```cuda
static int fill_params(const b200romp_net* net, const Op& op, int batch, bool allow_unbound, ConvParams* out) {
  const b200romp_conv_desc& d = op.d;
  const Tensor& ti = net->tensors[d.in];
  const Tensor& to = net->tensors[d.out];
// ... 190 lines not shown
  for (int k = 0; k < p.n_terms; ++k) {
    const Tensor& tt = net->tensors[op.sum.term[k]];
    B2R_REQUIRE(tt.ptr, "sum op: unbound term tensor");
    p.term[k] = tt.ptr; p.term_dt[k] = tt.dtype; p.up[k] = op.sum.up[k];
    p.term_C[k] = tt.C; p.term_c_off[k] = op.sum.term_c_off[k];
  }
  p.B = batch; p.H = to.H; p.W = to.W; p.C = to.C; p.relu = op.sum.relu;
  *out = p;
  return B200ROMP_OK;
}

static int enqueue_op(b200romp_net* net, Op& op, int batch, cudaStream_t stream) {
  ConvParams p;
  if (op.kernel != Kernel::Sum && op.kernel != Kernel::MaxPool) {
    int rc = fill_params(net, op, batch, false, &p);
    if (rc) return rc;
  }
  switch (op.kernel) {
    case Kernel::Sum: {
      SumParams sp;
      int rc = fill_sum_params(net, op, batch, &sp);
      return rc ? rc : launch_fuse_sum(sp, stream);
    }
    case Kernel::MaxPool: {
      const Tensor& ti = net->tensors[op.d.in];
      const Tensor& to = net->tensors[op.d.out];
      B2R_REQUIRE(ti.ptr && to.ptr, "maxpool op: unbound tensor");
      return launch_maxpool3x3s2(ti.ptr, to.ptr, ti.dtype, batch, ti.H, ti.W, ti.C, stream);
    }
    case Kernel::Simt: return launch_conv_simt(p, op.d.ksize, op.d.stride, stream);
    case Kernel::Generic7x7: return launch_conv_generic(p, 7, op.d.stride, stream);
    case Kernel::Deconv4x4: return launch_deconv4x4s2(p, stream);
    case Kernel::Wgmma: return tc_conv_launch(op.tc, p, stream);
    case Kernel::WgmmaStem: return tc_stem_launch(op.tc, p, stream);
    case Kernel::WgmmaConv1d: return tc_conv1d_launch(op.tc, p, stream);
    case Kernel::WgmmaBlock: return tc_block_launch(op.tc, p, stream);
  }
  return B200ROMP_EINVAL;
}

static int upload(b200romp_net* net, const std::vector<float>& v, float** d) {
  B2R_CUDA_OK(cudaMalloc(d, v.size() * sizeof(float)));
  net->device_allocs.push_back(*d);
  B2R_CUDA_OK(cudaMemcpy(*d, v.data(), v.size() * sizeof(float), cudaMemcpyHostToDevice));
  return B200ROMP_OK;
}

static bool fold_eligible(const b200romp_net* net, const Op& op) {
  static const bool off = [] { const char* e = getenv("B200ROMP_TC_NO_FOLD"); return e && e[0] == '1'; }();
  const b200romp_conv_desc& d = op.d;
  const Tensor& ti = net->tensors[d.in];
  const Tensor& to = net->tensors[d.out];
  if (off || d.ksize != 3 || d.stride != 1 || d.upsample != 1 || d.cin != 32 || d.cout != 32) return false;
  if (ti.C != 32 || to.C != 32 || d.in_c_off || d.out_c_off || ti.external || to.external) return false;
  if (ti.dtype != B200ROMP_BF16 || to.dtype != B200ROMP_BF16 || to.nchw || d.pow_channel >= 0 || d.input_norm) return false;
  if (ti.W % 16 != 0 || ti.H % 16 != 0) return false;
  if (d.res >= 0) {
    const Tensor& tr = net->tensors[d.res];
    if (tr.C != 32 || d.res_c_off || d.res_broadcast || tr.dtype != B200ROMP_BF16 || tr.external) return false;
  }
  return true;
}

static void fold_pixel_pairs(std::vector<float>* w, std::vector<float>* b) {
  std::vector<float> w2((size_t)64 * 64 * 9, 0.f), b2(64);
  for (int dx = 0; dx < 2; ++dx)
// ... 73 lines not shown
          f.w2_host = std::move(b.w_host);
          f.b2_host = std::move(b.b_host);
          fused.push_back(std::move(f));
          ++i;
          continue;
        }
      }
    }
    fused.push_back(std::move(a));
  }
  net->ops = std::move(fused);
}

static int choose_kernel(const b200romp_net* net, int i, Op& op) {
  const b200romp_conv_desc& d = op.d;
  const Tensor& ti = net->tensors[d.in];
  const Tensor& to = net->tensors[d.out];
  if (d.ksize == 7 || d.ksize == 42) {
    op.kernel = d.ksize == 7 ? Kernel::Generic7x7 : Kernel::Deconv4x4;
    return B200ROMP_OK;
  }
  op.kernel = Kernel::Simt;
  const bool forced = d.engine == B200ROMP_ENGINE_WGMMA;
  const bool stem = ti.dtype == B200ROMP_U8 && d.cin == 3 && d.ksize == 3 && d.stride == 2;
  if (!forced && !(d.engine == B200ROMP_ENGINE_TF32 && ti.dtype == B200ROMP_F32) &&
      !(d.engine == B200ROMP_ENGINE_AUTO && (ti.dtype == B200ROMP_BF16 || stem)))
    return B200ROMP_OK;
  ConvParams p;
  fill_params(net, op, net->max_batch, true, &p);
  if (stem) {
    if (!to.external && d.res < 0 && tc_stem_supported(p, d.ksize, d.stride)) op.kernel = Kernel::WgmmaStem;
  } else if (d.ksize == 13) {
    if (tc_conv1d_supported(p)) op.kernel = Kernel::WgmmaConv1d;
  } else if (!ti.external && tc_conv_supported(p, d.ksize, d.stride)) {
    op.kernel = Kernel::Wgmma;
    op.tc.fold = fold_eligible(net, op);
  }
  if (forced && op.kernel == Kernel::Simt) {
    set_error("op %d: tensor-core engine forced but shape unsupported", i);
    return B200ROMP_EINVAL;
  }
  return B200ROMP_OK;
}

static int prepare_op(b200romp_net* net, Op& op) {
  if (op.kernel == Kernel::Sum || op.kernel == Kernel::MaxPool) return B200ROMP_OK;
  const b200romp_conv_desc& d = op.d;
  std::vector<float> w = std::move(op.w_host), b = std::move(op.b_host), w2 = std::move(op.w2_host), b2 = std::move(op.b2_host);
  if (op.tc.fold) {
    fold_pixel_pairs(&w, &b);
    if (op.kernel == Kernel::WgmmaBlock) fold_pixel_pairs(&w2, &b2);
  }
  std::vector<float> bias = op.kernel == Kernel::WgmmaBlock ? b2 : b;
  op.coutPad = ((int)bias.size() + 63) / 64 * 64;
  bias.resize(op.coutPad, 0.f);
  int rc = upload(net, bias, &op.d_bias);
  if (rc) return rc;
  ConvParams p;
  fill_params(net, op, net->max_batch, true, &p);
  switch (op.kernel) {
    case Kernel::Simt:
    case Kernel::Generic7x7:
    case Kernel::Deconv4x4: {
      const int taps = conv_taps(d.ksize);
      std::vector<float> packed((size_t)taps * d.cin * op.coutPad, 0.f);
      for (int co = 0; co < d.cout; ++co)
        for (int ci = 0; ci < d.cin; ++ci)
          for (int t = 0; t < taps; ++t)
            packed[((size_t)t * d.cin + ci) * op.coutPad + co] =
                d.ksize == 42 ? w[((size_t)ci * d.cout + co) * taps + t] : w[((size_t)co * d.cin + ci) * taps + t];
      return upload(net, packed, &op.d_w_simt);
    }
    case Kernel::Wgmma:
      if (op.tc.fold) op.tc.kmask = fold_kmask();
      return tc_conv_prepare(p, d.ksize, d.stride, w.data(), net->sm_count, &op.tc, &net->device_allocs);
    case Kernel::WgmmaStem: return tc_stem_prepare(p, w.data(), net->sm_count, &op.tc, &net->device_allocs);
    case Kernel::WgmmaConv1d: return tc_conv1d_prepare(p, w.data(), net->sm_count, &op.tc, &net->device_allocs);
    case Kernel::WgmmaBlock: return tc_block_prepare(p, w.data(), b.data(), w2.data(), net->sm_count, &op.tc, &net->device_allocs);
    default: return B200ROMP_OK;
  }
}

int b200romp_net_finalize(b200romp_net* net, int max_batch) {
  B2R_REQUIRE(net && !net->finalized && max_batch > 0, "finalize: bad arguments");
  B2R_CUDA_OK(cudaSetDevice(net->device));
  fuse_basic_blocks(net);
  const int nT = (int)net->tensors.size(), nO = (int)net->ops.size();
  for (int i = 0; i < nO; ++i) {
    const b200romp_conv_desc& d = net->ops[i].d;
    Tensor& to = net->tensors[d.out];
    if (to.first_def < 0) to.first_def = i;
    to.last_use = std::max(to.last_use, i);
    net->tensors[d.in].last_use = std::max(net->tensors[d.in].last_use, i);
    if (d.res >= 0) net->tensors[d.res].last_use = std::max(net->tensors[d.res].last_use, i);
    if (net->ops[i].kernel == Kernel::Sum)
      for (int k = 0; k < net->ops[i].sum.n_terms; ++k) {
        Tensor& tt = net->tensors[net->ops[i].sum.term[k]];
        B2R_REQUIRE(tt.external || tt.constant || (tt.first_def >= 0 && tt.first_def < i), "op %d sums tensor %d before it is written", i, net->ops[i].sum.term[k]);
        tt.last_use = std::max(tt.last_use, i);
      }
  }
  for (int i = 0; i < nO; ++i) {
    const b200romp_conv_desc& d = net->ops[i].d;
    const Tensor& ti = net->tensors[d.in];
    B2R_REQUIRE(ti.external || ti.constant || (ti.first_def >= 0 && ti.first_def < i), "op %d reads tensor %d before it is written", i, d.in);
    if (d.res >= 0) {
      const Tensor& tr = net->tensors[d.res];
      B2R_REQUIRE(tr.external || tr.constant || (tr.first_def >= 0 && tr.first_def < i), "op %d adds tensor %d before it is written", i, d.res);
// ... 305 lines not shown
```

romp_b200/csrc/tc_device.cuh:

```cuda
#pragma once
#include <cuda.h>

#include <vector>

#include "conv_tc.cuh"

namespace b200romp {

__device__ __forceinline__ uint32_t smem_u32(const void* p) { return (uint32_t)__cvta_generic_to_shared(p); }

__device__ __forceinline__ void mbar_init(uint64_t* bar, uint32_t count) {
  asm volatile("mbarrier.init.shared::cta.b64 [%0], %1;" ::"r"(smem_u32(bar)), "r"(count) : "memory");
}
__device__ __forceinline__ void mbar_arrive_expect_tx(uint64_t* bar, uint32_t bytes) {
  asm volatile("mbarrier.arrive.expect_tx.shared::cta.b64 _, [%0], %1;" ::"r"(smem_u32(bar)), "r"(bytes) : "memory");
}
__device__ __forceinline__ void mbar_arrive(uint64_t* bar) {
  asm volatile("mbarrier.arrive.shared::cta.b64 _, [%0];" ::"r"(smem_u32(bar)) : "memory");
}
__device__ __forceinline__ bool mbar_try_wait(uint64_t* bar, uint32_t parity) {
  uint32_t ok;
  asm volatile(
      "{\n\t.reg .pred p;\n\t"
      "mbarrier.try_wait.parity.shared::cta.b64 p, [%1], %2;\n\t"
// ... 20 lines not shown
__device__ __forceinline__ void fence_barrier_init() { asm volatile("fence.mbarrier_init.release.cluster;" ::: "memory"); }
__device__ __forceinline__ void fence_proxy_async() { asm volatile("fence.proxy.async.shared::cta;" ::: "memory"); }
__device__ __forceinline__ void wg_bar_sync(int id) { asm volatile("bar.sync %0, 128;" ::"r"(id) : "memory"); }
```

..........

Among the entries above, tally each line with the string "volatile" and state that figure only.

▸ **Exercise response**
7